/synergy-sc-ae

SYnergy SC23 Artifact Evaluation

Primary LanguageC++

SYnergy SC23 Artifact Evaluation

This repository provides the details for reproducing the results of the SC23 paper SYnergy: Fine-grained Energy-Efficient Heterogeneous Computing for Scalable Energy Saving.

OS Requirements

Our experiments have been tested on Ubuntu 20.04, 22.04, and RHEL 8.1.

Hardware Requirements

  • Single-node experiments: at least one NVIDIA GPU is required.
  • Multi-node experiments: a cluster with NVIDIA GPUs is required, equipped with the provided NVGPUFREQ SLURM plugin.

Software Requirements

  • DPC++ (Intel/LLVM) 2022-09
  • Clang and LLVM 15
  • CUDA Toolkit (tested with CUDA 11.8)
  • Python 3
    • Install with sudo apt install python3
    • Required packages: scikit-learn>=0.24, pandas, numpy, matplotlib, paretoset
      • Install with pip install scikit-learn>=0.24 pandas numpy matplotlib paretoset
  • cmake 3.17 or later
    • Install with sudo apt install cmake
    • Alternatively, download the latest stable release
    • Check that cmake version is >= 3.17 using cmake --version

Required for multi-node experiments:

  • NVGPUFREQ SLURM plugin
    • Follow the instruction in the readme file of the repository
  • Application libraries
    • Install with sudo apt install libpnetcdf-dev (for MiniWeather)
  • MPI Implementation (tested with Spectrum MPI)
    • Install with sudo apt install openmpi-bin libopenmpi-dev

How to use this repository

This repository is divided in four directories:

  • training-dataset, it contains all the scripts required to generate the data on which the models are trained
  • testing-dataset, that contains the scripts to run the SYCL-Bench suite to gather validation dataset and multi-objective characterization plots
  • models-validation, provides the scripts for models training and inference based on the previous datasets and the scripts to reproduce the validation results
  • energy-scaling, that provides the scripts to launch the MiniWeather and CloverLeaf applications to reproduce the energy scaling results

Each subdirectory has its own README.md file that provides additional information.

Using pre-generated data

As running the tests may take some time and some specific requirements, we provide our data to obtain the exact same results of the paper.

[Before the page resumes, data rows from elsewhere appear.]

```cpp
int sr_sh_forward_views(int n, int sh_coeffs, int sh_degree, int n_views, const float* means3D, const float* shs, const float* campos,
                        float* colors, float* keep, void* hip_stream) {
    if (n < 0 || n_views < 0 || sh_degree < 0 || sh_degree > 3 || sh_coeffs < (sh_degree + 1) * (sh_degree + 1)) return fail("bad arguments to sr_sh_forward_views");
    if (n > 0 && n_views > 0 && (!means3D || !shs || !campos || !colors)) return fail("null pointer in sr_sh_forward_views");
    sr::launch_sh_forward_views(n, sh_coeffs, sh_degree, n_views, means3D, shs, campos, colors, keep, static_cast<hipStream_t>(hip_stream));
    return check_hip(hipGetLastError(), "sh_forward_views");
}

int sr_sh_backward(int n, int sh_coeffs, int sh_degree, int n_views, const float* means3D, const float* shs, const float* campos,
                   const float* dL_dcolors, float scale, float* dL_dshs, float* dL_dmeans3D, int accumulate_means, void* hip_stream) {
    if (n < 0 || n_views < 0 || sh_degree < 0 || sh_degree > 3 || sh_coeffs < (sh_degree + 1) * (sh_degree + 1)) return fail("bad arguments to sr_sh_backward");
    if (n > 0 && n_views > 0 && (!means3D || !shs || !campos || !dL_dcolors)) return fail("null pointer in sr_sh_backward");
    sr::launch_sh_backward(n, sh_coeffs, sh_degree, n_views, means3D, shs, campos, dL_dcolors, scale, dL_dshs, dL_dmeans3D, accumulate_means,
                           static_cast<hipStream_t>(hip_stream));
    return check_hip(hipGetLastError(), "sh_backward");
}

size_t sr_knn_workspace_bytes(int n) { return sr::knn_workspace_bytes(n); }

int sr_knn3_mean_dist2(int n, const float* points, float* mean_dist2, void* workspace, void* hip_stream) {
    if (n < 0 || (n > 0 && (!points || !mean_dist2 || !workspace))) return fail("bad arguments to sr_knn3_mean_dist2");
    sr::launch_knn3(n, points, mean_dist2, workspace, static_cast<hipStream_t>(hip_stream));
    return check_hip(hipGetLastError(), "knn3");
}

size_t sr_knn_graph_workspace_bytes(int n, int k) { return sr::knn_graph_workspace_bytes(n, k); }

int sr_knn_graph(int n, int k, const float* points, int* nn_ix, unsigned* order, unsigned* rev_start, unsigned* rev_edges, void* workspace,
                 void* hip_stream) {
    if (n <= 0) return fail("bad arguments to sr_knn_graph: sizes must be positive");
// ... 579 lines not shown
```

splatfields_amd/csrc/binning.hip:

```cpp
#include <atomic>
#include "kernels.h"
#include "expand.h"

namespace sr {

static void allow_dynamic_lds(const void* kernel, int slot, int bytes) {
    static std::atomic<bool> done[8][64];
    int dev = 0;
    if (hipGetDevice(&dev) != hipSuccess) return;
    if (dev >= 0 && dev < 64 && done[slot][dev].load(std::memory_order_acquire)) return;
    if (hipFuncSetAttribute(kernel, hipFuncAttributeMaxDynamicSharedMemorySize, bytes) != hipSuccess) { (void)hipGetLastError(); return; }
    if (dev >= 0 && dev < 64) done[slot][dev].store(true, std::memory_order_release);
}
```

This workflow does not run any application, but uses the data obtained during our experimental analysis. To use this workflow visit the testing-dataset, models-validation and energy-scaling folders and follow the readme files.

Reproduce the results of the paper

In order to reproduce the results without the pre-generated data, make sure that all the requirements are fulfilled. This workflow requires to visit the folders in the following order:

  1. training-dataset
  2. testing-dataset
  3. models-validation
  4. energy-scaling

Follow the steps defined in the respective readme files.

Additional information

This section contains some useful information that you may need during the reproduction of the experiments.

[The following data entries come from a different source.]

@@ -292,25 +282,21 @@
                 if (VEC) {
                     for (int j = cb + 2 * tid; j < ce; j += 2 * P2G_THREADS) {
                         const int k0 = p2g_slot(j - cb), k1 = p2g_slot(j + 1 - cb);
-                        double2 t[6];
-#pragma unroll
-                        for (int q = 0; q < 6; ++q) t[q] = *reinterpret_cast<const double2*>(pw + q * wstride + j);
-#pragma unroll
-                        for (int q = 0; q < 6; ++q) { sr[q][k0] = t[q].x; sr[q][k1] = t[q].y; }
-#pragma unroll
-                        for (int q = 0; q < 3; ++q) t[q] = *reinterpret_cast<const double2*>(pw + (6 + q) * wstride + j);
-                        t[3] = *reinterpret_cast<const double2*>(p.vx + j);
-                        t[4] = *reinterpret_cast<const double2*>(p.vy + j);
-                        t[5] = *reinterpret_cast<const double2*>(p.vz + j);
-#pragma unroll
-                        for (int q = 0; q < 6; ++q) { sr[6 + q][k0] = t[q].x; sr[6 + q][k1] = t[q].y; }
+                        const double2 x = *reinterpret_cast<const double2*>(p.px + j), y = *reinterpret_cast<const double2*>(p.py + j),
+                                      z = *reinterpret_cast<const double2*>(p.pz + j);
+                        const double2 vx = *reinterpret_cast<const double2*>(p.vx + j), vy = *reinterpret_cast<const double2*>(p.vy + j),
+                                      vz = *reinterpret_cast<const double2*>(p.vz + j);
+                        sr[9][k0] = vx.x; sr[10][k0] = vy.x; sr[11][k0] = vz.x;
+                        sr[9][k1] = vx.y; sr[10][k1] = vy.y; sr[11][k1] = vz.y;
+                        axis_weights(x.x, y.x, z.x, &sr[0][0], P2G_LDS, k0);
+                        axis_weights(x.y, y.y, z.y, &sr[0][0], P2G_LDS, k1);
                     }
                 } else {
                     for (int j = cb + tid; j < ce; j += P2G_THREADS) {
                         const int k = p2g_slot(j - cb);
-#pragma unroll
-                        for (int q = 0; q < 9; ++q) sr[q][k] = pw[q * wstride + j];
+                        const double x = p.px[j], y = p.py[j], z = p.pz[j];
                         sr[9][k] = p.vx[j]; sr[10][k] = p.vy[j]; sr[11][k] = p.vz[j];
+                        axis_weights(x, y, z, &sr[0][0], P2G_LDS, k);
                     }
                 }
                 __syncthreads();
@@ -455,7 +441,7 @@
         }
     }
 }
-__global__ __launch_bounds__(64 * PC_WAVES) void k_p2g_crowd_sum(Particles p, const double* __restrict__ pw, long wstride,
+__global__ __launch_bounds__(64 * PC_WAVES) void k_p2g_crowd_sum(Particles p,
                                                                 const int2* __restrict__ list, int* __restrict__ count, Particles park)
 {
     __shared__ double sw[PC_WAVES][12][64];
@@ -475,8 +461,9 @@
             const int j = b + lane;
             const bool ok = j < hi;
             double v[12];
-#pragma unroll
-            for (int q = 0; q < 9; ++q) v[q] = ok ? pw[q * wstride + j] : 0.0;
+            axis_weights(ok ? p.px[j] : 0.0, ok ? p.py[j] : 0.0, ok ? p.pz[j] : 0.0, v, 1, 0);
+#pragma unroll
+            for (int q = 0; q < 9; ++q) v[q] = ok ? v[q] : 0.0;
             v[9] = ok ? p.vx[j] : 0.0, v[10] = ok ? p.vy[j] : 0.0, v[11] = ok ? p.vz[j] : 0.0;
             __builtin_amdgcn_wave_barrier();
 #pragma unroll
@@ -569,7 +556,7 @@
 __device__ __forceinline__ int p2gt_slot(int k) { return (k & 7) * P2GT_SEG + (k >> 3); }
 constexpr int P2GT_LDS = 8 * P2GT_SEG;
 
-__global__ __launch_bounds__(P2GT_THREADS) void k_p2g_tiles(Grid g, Box box, Particles p, const double* __restrict__ pw, long wstride,
+__global__ __launch_bounds__(P2GT_THREADS) void k_p2g_tiles(Grid g, Box box, Particles p,
                                              const int* __restrict__ cell_start, const uint8_t* __restrict__ flags,
                                              float* __restrict__ container, double* __restrict__ u, double* __restrict__ v,
                                              double* __restrict__ w, double* __restrict__ ub, double* __restrict__ vb, double* __restrict__ wb,
@@ -628,9 +615,9 @@
                 __syncthreads();
                 for (int j = cb + tid; j < ce; j += P2GT_THREADS) {
                     const int k = p2gt_slot(j - cb);
-#pragma unroll
-                    for (int q = 0; q < 9; ++q) sw[q][k] = pw[q * wstride + j];
+                    const double x = p.px[j], y = p.py[j], z = p.pz[j];
                     sv[0][k] = p.vx[j]; sv[1][k] = p.vy[j]; sv[2][k] = p.vz[j];
+                    axis_weights(x, y, z, &sw[0][0], P2GT_LDS, k);
                 }
                 __syncthreads();
                 int lo = ca > cb ? ca : cb, hi = cz < ce ? cz : ce;
@@ -1018,13 +1005,9 @@
 {
     if (n_pos > 0) hipLaunchKernelGGL(k_bin_rank, dim3(nblk(n_pos)), dim3(256), 0, st, n_pos, pos0, key, cell_start, order, spid, order2);
 }
-void launch_reorder(hipStream_t st, long n, const int* order, Particles src, Particles dst, double* w, long wstride)
-{
-    if (n > 0) hipLaunchKernelGGL(k_reorder, dim3(nblk(n)), dim3(256), 0, st, n, order, src, dst, w, wstride);
-}
-void launch_weights(hipStream_t st, long n, Particles p, double* w, long stride)
-{
-    if (n > 0) hipLaunchKernelGGL(k_weights, dim3(nblk(n)), dim3(256), 0, st, n, p, w, stride);
+void launch_reorder(hipStream_t st, long n, const int* order, Particles src, Particles dst)
+{
+    if (n > 0) hipLaunchKernelGGL(k_reorder, dim3(nblk(n)), dim3(256), 0, st, n, order, src, dst);
 }
 static void p2g_cut(const Box& box, int& ntz, int& zt, int& nseg)
 {
@@ -1050,7 +1033,7 @@
     p2g_cut(box, ntz, zt, nseg);
     return (long)(box.nx() + 2) * box.ny() * ntz;
 }
-void launch_p2g(hipStream_t st, Grid g, Box box, Particles p, const double* pw, long wstride, const int* cell_start, const uint8_t* flags,
+void launch_p2g(hipStream_t st, Grid g, Box box, Particles p, const int* cell_start, const uint8_t* flags,
                 double* part, int* items, float* container, double* u, double* v, double* w, double* ub, double* vb, double* wb, int2* crowd_list,
                 Particles park)
 {
@@ -1060,26 +1043,26 @@
     const int budget = P2G_BUDGET;
     const unsigned nt = (unsigned)((box.nx() + 2) * nseg * ntz);
     hipLaunchKernelGGL(k_p2g_items, dim3(nblk((long)(box.nx() + 2) * nseg)), dim3(256), 0, st, g, box, cell_start, nseg, ntz, budget, items);
-    const bool vec = ((((uintptr_t)pw | (uintptr_t)p.vx | (uintptr_t)p.vy | (uintptr_t)p.vz) & 15) == 0) && (wstride & 1) == 0;
+    const bool vec = ((((uintptr_t)p.px | (uintptr_t)p.py | (uintptr_t)p.pz | (uintptr_t)p.vx | (uintptr_t)p.vy | (uintptr_t)p.vz) & 15) == 0);
     uint8_t* colflag = reinterpret_cast<uint8_t*>(part + 12 * cells);
     if (crowd_list) {
         Box sb = box;
         sb.x0 = sb.x0 > 0 ? sb.x0 - 1 : 0, sb.y0 = sb.y0 > 0 ? sb.y0 - 1 : 0, sb.z0 = sb.z0 > 0 ? sb.z0 - 1 : 0;
         sb.x1 = sb.x1 < g.nx - 1 ? sb.x1 + 1 : g.nx - 1, sb.y1 = sb.y1 < g.ny - 1 ? sb.y1 + 1 : g.ny - 1, sb.z1 = sb.z1 < g.nz - 1 ? sb.z1 + 1 : g.nz - 1;
         hipLaunchKernelGGL(k_p2g_crowd_list, dim3(nblk((long)sb.nx() * sb.ny() * ((sb.nz() + 3) / 4))), dim3(256), 0, st, g, sb, cell_start, crowd_list, items + 1);
-        hipLaunchKernelGGL(k_p2g_crowd_sum, dim3(2048), dim3(64 * PC_WAVES), 0, st, p, pw, wstride, crowd_list, items + 1, park);
-        if (vec) hipLaunchKernelGGL((k_p2g_rows<true, true>), dim3(nt), dim3(P2G_THREADS), 0, st, g, box, p, pw, wstride, cell_start, part, cells, zt, items, park, colflag, ntz);
-        else hipLaunchKernelGGL((k_p2g_rows<false, true>), dim3(nt), dim3(P2G_THREADS), 0, st, g, box, p, pw, wstride, cell_start, part, cells, zt, items, park, colflag, ntz);
-    } else if (vec) hipLaunchKernelGGL((k_p2g_rows<true, false>), dim3(nt), dim3(P2G_THREADS), 0, st, g, box, p, pw, wstride, cell_start, part, cells, zt, items, park, colflag, ntz);
-    else hipLaunchKernelGGL((k_p2g_rows<false, false>), dim3(nt), dim3(P2G_THREADS), 0, st, g, box, p, pw, wstride, cell_start, part, cells, zt, items, park, colflag, ntz);
+        hipLaunchKernelGGL(k_p2g_crowd_sum, dim3(2048), dim3(64 * PC_WAVES), 0, st, p, crowd_list, items + 1, park);
+        if (vec) hipLaunchKernelGGL((k_p2g_rows<true, true>), dim3(nt), dim3(P2G_THREADS), 0, st, g, box, p, cell_start, part, cells, zt, items, park, colflag, ntz);
+        else hipLaunchKernelGGL((k_p2g_rows<false, true>), dim3(nt), dim3(P2G_THREADS), 0, st, g, box, p, cell_start, part, cells, zt, items, park, colflag, ntz);
+    } else if (vec) hipLaunchKernelGGL((k_p2g_rows<true, false>), dim3(nt), dim3(P2G_THREADS), 0, st, g, box, p, cell_start, part, cells, zt, items, park, colflag, ntz);
+    else hipLaunchKernelGGL((k_p2g_rows<false, false>), dim3(nt), dim3(P2G_THREADS), 0, st, g, box, p, cell_start, part, cells, zt, items, park, colflag, ntz);
     hipLaunchKernelGGL(k_p2g_combine, dim3(nblk(cells)), dim3(256), 0, st, g, box, part, cells, flags, container, u, v, w, ub, vb, wb, items, colflag, zt, ntz);
 }
-void launch_p2g_tiles(hipStream_t st, Grid g, Box box, Particles p, const double* pw, long wstride, const int* cell_start, const uint8_t* flags,
+void launch_p2g_tiles(hipStream_t st, Grid g, Box box, Particles p, const int* cell_start, const uint8_t* flags,
                       float* container, double* u, double* v, double* w, double* ub, double* vb, double* wb)
 {
     const int ntz = (box.nz() + P2G_ZT - 1) / P2G_ZT, zt = (box.nz() + ntz - 1) / ntz;
     const unsigned nt = (unsigned)(((box.nx() + P2GT_T - 1) / P2GT_T) * ((box.ny() + P2GT_T - 1) / P2GT_T) * ntz);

Specifying the CUDA architecture

Some scripts will require to specify the CUDA architecture (or Compute Capability), this table provides a reference of the format and code to be used to specify the CUDA architecture.

Fermi Kepler Maxwell Pascal Volta Turing Ampere Ada (Lovelace) Hopper
sm_20 sm_30 sm_50 sm_60 sm_70 sm_75 sm_80 sm_89 sm_90
sm_35 sm_52 sm_61 sm_72 (Xavier) sm_86 sm_90a (Thor)

Obtain the GPU frequencies

When running the micro-benchmarks to generate the training datasets, the scripts will test the available frequencies of the GPU. You can reduce the number of tested frequencies through the --freq_sampling command-line argument, that allows sampling the frequencies.

If you do not know how many core frequencies your GPU has, you can run the following command.

# All frequencies
nvidia-smi -i 0 --query-supported-clocks=gr --format=csv

# Number of frequencies
nvidia-smi -i 0 --query-supported-clocks=gr --format=csv,noheader | wc -l

If your GPU has a lot of frequencies, then it may be a good idea to sample some frequencies to reduce the execution time (this may change the models' accuracy).

--gres:nvgpufreq for SLURM batch jobs

In order to run the SLURM jobs with the NVGPUFREQ plugin, the --gres:nvgpufreq and --exclusive options must be specified in the batch job.

The provided scripts already specify these options.

Compilation problems with SYCL

Sometimes when compiling SYCL programs, if more than one gcc version is installed on the system, the SYCL compiler may have troubles finding the correct gcc toolchain that must be used. In these cases, the --cxx_flags command-line argument can be used to give more information to the compiler about the location of the correct gcc toolchain. Specifying --gcc-toolchain=<gcc_toolchain_path> (LLVM < 16) or --gcc-install-dir=<gcc_install_path> (LLVM >= 16) in the --cxx_flags will allow the compiler to locate the correct toolchain version.